Data supplied:
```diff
@@ -244,7 +246,32 @@
   __syncthreads();
 
   float4 xq[NX], hq[4];
+  const int4* const rec = reinterpret_cast<const int4*>(P.a[0].pair_rec);
+  const char* const msg_m = reinterpret_cast<const char*>(P.a[0].msg_m);
+  const char* const msg_tab = reinterpret_cast<const char*>(P.a[0].msg_table);
+  int4 rq[NX];
+  float4 mq[NX][2], tq[NX][4];
+  int uq[NX];
+  auto rec_of = [&](int tile, int i) { return rec[min((min(tile, n_tiles - 1) << 5) + xrow0 + 2 * i + h, M - 1)]; };
+  auto request_ops = [&](const int4& rc, int b) {
+    mq[b][0] = *reinterpret_cast<const float4*>(msg_m + ((unsigned)rc.x * (NF * 4u) + 16u * r));
+    mq[b][1] = *reinterpret_cast<const float4*>(msg_m + ((unsigned)rc.y * (NF * 4u) + 16u * r));
+#pragma unroll
+    for (int q = 0; q < 4; ++q) tq[b][q] = *reinterpret_cast<const float4*>(msg_tab + ((unsigned)(rc.z + q) * (NF * 4u) + 16u * r));
+    uq[b] = rc.w;
+  };
+  auto formed = [&](int b) { return mul4(mul4(filter_combine(tq[b], filter_weights(__int_as_float(uq[b]))), mq[b][0]), mq[b][1]); };
+  auto request_recs = [&](int tile) {
+#pragma unroll
+    for (int i = 0; i < NX; ++i) rq[i] = rec_of(tile, i);
+  };
+  if (MSG_ONCHIP) request_recs(tile0);
   auto request = [&](int tile) {
+    if (MSG_ONCHIP) {
+#pragma unroll
+      for (int i = 0; i < NX; ++i) request_ops(rq[i], i);
+      return;
+    }
     const int tc = min(tile, n_tiles - 1);
 #pragma unroll
     for (int i = 0; i < NX; ++i) {
@@ -263,6 +290,7 @@
     }
   };
   request(tile0);
+  if (MSG_ONCHIP) request_recs(tile0 + tile_step);
   RW_DBG_DECL()
 
   int k = 0;
@@ -273,15 +301,16 @@
     char* xtile = L.xt[OWN_X ? g : (k & 1)];
     float* invx = L.invx[OWN_X ? g : (k & 1)];
 #ifdef RW_CLOCK_DEBUG
-    asm volatile("" ::"v"(xq[NX - 1].w));
+    asm volatile("" ::"v"(MSG_ONCHIP ? tq[NX - 1][3].w : xq[NX - 1].w));
     RW_DBG()
 #endif
 #pragma unroll
     for (int i = 0; i < NX; ++i) {
+      const float4 xv = MSG_ONCHIP ? formed(i) : xq[i];
       if (bf)
-        rw_commit_row_bf(xq[i], xtile, invx, xrow0 + 2 * i + h, r);
+        rw_commit_row_bf(xv, xtile, invx, xrow0 + 2 * i + h, r);
       else
-        rw_commit_row(xq[i], xtile, invx, xrow0 + 2 * i + h, r, h);
+        rw_commit_row(xv, xtile, invx, xrow0 + 2 * i + h, r, h);
     }
     float4 hin[4];
     if (MODE != MODE_FWD) {
@@ -359,6 +388,7 @@
       inv2 = rw_commit_block(a, L.at[g], L.pmax[g], nb, r, h);
     rw_group_sync(bar, bar_target, lane);
     RW_DBG()
+    if (MSG_ONCHIP) request_recs(tile + 2 * tile_step);
     {
       const f32x16 acc = bf ? rw_gemm_bf(L.at[g], w2, r, h) : rw_gemm(L.at[g], w2, r, h);
       RW_DBG()
@@ -421,22 +451,31 @@
   }
   if (P.n == 1)
     return level > 0 && ((mode == MODE_BWD && single >= 1) || (mode == MODE_FWD && single >= 2)) && P.a[0].W1_img &&
-           P.a[0].W2_img && P.a[0].h_frag && P.a[0].act == NNHIP_ACT_SILU && !P.a[0].b1 && !P.a[0].b2 && !P.accum[0];
-  if (level <= 0 || P.n != 2 || !((mode == MODE_BWD) || (mode == MODE_FWD && level >= 2))) return false;
-  for (int k = 0; k < 2; ++k)
+           P.a[0].W2_img && P.a[0].h_frag && P.a[0].act == NNHIP_ACT_SILU && !P.a[0].b1 && !P.a[0].b2 && !P.accum[0] && !P.a[0].pair_rec;
+  const bool onchip = mode == MODE_FWD && P.n == 2 && P.a[0].pair_rec && P.a[0].pair_rec == P.a[1].pair_rec && P.a[0].msg_m &&
+                      P.a[0].msg_table && !P.a[0].X && !P.a[1].X;
+  if (level <= 0 || P.n != 2 || !((mode == MODE_BWD) || (mode == MODE_FWD && (level >= 2 || onchip)))) return false;
+  for (int k = 0; k < 2; ++k) {
     if (!P.a[k].W1_img || !P.a[k].W2_img || !P.a[k].h_frag || P.a[k].act != NNHIP_ACT_SILU || P.a[k].b1 || P.a[k].b2) return false;
+    if (P.a[k].pair_rec && !onchip) return false;
+  }
   if (mode == MODE_FWD) return P.a[0].X == P.a[1].X && P.a[0].ldx == P.a[1].ldx && !P.accum[0] && !P.accum[1];
   return P.a[0].Y == P.a[1].Y && P.a[0].ldy == P.a[1].ldy && !P.accum[0] && P.accum[1];
 }
-template <int MODE, bool SINGLE, bool SHARED_X = (MODE == MODE_FWD && !SINGLE)>
+int mlp_wide_max_tiles_silu();
+bool mlp_msg_onchip_enabled() { return switches().msg_onchip && split_products_enabled() && mlp_regw_level() >= 1; }
+bool mlp_msg_onchip(int M, int act, int n_atoms) {
+  return mlp_msg_onchip_enabled() && act == NNHIP_ACT_SILU && (M + 31) / 32 > mlp_wide_max_tiles_silu() && n_atoms < (1 << 23);
+}
+template <int MODE, bool SINGLE, bool SHARED_X = (MODE == MODE_FWD && !SINGLE), bool MSG_ONCHIP = false>
 static int launch_regw_t(const MlpPair& P, hipStream_t s) {
-  static const hipError_t attr_rc = hipFuncSetAttribute((const void*)mlp_regw_kernel<MODE, SINGLE, SHARED_X>,
+  static const hipError_t attr_rc = hipFuncSetAttribute((const void*)mlp_regw_kernel<MODE, SINGLE, SHARED_X, MSG_ONCHIP>,
                                                         hipFuncAttributeMaxDynamicSharedMemorySize, (int)sizeof(RwLds));
   HIP_TRY(attr_rc);
   const int n_tiles = (P.a[0].M + 31) / 32;
   const int units = SINGLE ? (n_tiles + 1) / 2 : n_tiles;
   const int blocks = units < 256 ? units : 256;
-  mlp_regw_kernel<MODE, SINGLE, SHARED_X><<<blocks, RW_THREADS, sizeof(RwLds), s>>>(P);
+  mlp_regw_kernel<MODE, SINGLE, SHARED_X, MSG_ONCHIP><<<blocks, RW_THREADS, sizeof(RwLds), s>>>(P);
   LAUNCH_CHECK();
   return 0;
 }
@@ -445,5 +484,6 @@
   if (mode == MODE_TAN) return P.n == 1 ? launch_regw_t<MODE_TAN, true>(P, s) : launch_regw_t<MODE_TAN, false>(P, s);
   if (mode == MODE_TAN2) return P.n == 1 ? launch_regw_t<MODE_TAN2, true>(P, s) : launch_regw_t<MODE_TAN2, false>(P, s);
   if (P.n == 1) return mode == MODE_FWD ? launch_regw_t<MODE_FWD, true>(P, s) : launch_regw_t<MODE_BWD, true>(P, s);
+  if (mode == MODE_FWD && P.a[0].pair_rec) return launch_regw_t<MODE_FWD, false, true, true>(P, s);
   return mode == MODE_FWD ? launch_regw_t<MODE_FWD, false>(P, s) : launch_regw_t<MODE_BWD, false>(P, s);
 }
diff --git a/newtonnet_amd/csrc/pipeline.hip b/newtonnet_amd/csrc/pipeline.hip
--- a/newtonnet_amd/csrc/pipeline.hip
+++ b/newtonnet_amd/csrc/pipeline.hip
@@ -13,7 +13,7 @@
 int launch_filter_tables(const float* const* edge_w, float* const* tables, int n_layers, const float* freq, int nb,
                          int envelope, hipStream_t s);
 int launch_msg_fwd(const float* m, const int* xg, const float* table, const int* row_ptr, const int* col,
-                   const int* pid, const float* a_in, float* msg, float* a_mid, int n_atoms, hipStream_t s);
+                   const int* pid, const float* a_in, float* msg, float* a_mid, int n_atoms, hipStream_t s, int* pair_rec = nullptr);
 int launch_force_fwd(bool has_f, const float* phi1, const float* phi2, const float* geo, const int* row_ptr,
                      const int* col, const int* pid, const float* f_in, float* f_out, int n_atoms, const int* xg, hipStream_t s,
                      const int* pair_ptr = nullptr, const int* mol_ptr = nullptr, int n_mol = 0);
@@ -93,6 +93,7 @@
       mlp_wide_max_tiles_silu(), (forms >> 1) & 1, (forms >> 2) & 1, (forms >> 3) & 1, (forms >> 4) & 1);
   put("\"node_turn_fused\": %d, ", ((forms & 1) && node_turn_enabled()) ? 1 : 0);
   put("\"node_bwd_recomputes_q\": %d, ", ((forms & 1) && node_bwd_q_enabled()) ? 1 : 0);
+  put("\"msg_formed_on_chip\": %d, ", mlp_msg_onchip_enabled() ? 1 : 0);
   put("\"radial_table_intervals\": %d, \"env\": {", FT_G);
   bool first = true;
   for (const char* nm : names) {
@@ -307,6 +308,7 @@
   w.g_d = carve(off, (size_t)E * 16);
   w.atom_energy = carve(off, (size_t)N * 4);
   w.prep = carve(off, prep_bytes(L));
+  w.pub.pair_rec = carve(off, (size_t)((E + 1) / 2) * 16);
   w.pub.total = off;
 }
 
@@ -643,11 +645,15 @@
   const bool node_turn = split_nodes && want_forces && !model->layer[L - 1].ln_w && node_turn_enabled();
   const bool recompute_q = split_nodes && want_forces && node_bwd_q_enabled();
   auto q_stored = [&](int l) { return want_forces && !(recompute_q && !model->layer[l].ln_w); };
+  const bool onchip_layers = L > 1 && E > 0 && split_nodes && mlp_msg_onchip(P_, act, N);
   for (int l = 0; l < L; ++l) {
     const nnhip_layer_params& lp = model->layer[l];
     const bool has_f = l > 0;
     {
-      TRY(launch_msg_fwd(P(w.pub.m[l]), xg, Q(pq.ftab[l]), row_ptr, col, pid, a_in, P(w.pub.msg[l]), P(w.pub.a_mid[l]), N, s));
+      const bool onchip = has_f && onchip_layers;
+      int* const pair_rec = reinterpret_cast<int*>(ws + w.pub.pair_rec);
+      TRY(launch_msg_fwd(P(w.pub.m[l]), xg, Q(pq.ftab[l]), row_ptr, col, pid, a_in, onchip ? nullptr : P(w.pub.msg[l]), P(w.pub.a_mid[l]),
+                         N, s, (l == 0 && onchip_layers) ? pair_rec : nullptr));
       if (E > 0) {
         float* h12 = P(w.pub.h12[l]);
         MlpArgs m1 = {P(w.pub.msg[l]), lp.eq1_0_w, lp.eq1_2_w, h12, P(w.pub.phi1[l]), P_, NF, NF, NF};
@@ -660,6 +666,12 @@
           m1.W2_img = pbase + pq.img[l][IMG_EQ1_2];
           m2.W1_img = pbase + pq.img[l][IMG_EQ2_0];
           m2.W2_img = pbase + pq.img[l][IMG_EQ2_2];
+        }
+        if (onchip) {
+          m1.X = m2.X = nullptr;
+          m1.pair_rec = m2.pair_rec = pair_rec;
+          m1.msg_m = m2.msg_m = P(w.pub.m[l]);
+          m1.msg_table = m2.msg_table = Q(pq.ftab[l]);
         }
         if (has_f)
           TRY(launch_mlp_pair(MODE_FWD, m1, false, m2, false, s));
diff --git a/newtonnet_amd/csrc/switches.h b/newtonnet_amd/csrc/switches.h
--- a/newtonnet_amd/csrc/switches.h
+++ b/newtonnet_amd/csrc/switches.h
@@ -24,6 +24,7 @@
   X(int, num, mol_kernels_min, "NNHIP_MOL_KERNELS_MIN", 640)           \
   X(int, flag, msg_bwd_force, "NNHIP_MSG_BWD_FORCE", 1)                \
   X(int, flag, msg_bwd_mol, "NNHIP_MSG_BWD_MOL", 1)                    \
+  X(int, flag, msg_onchip, "NNHIP_MSG_ONCHIP", 1)                      \
   X(int, flag, node_bwd_q, "NNHIP_NODE_BWD_Q", 1)                      \
   X(int, flag, node_turn, "NNHIP_NODE_TURN", 1)
 
```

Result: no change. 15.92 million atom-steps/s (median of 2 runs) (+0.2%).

Work task: Whenever the word "template" shows up in a line of the entries, copy that line.

Response:
-template <int MODE, bool SINGLE, bool SHARED_X = (MODE == MODE_FWD && !SINGLE)>
+template <int MODE, bool SINGLE, bool SHARED_X = (MODE == MODE_FWD && !SINGLE), bool MSG_ONCHIP = false>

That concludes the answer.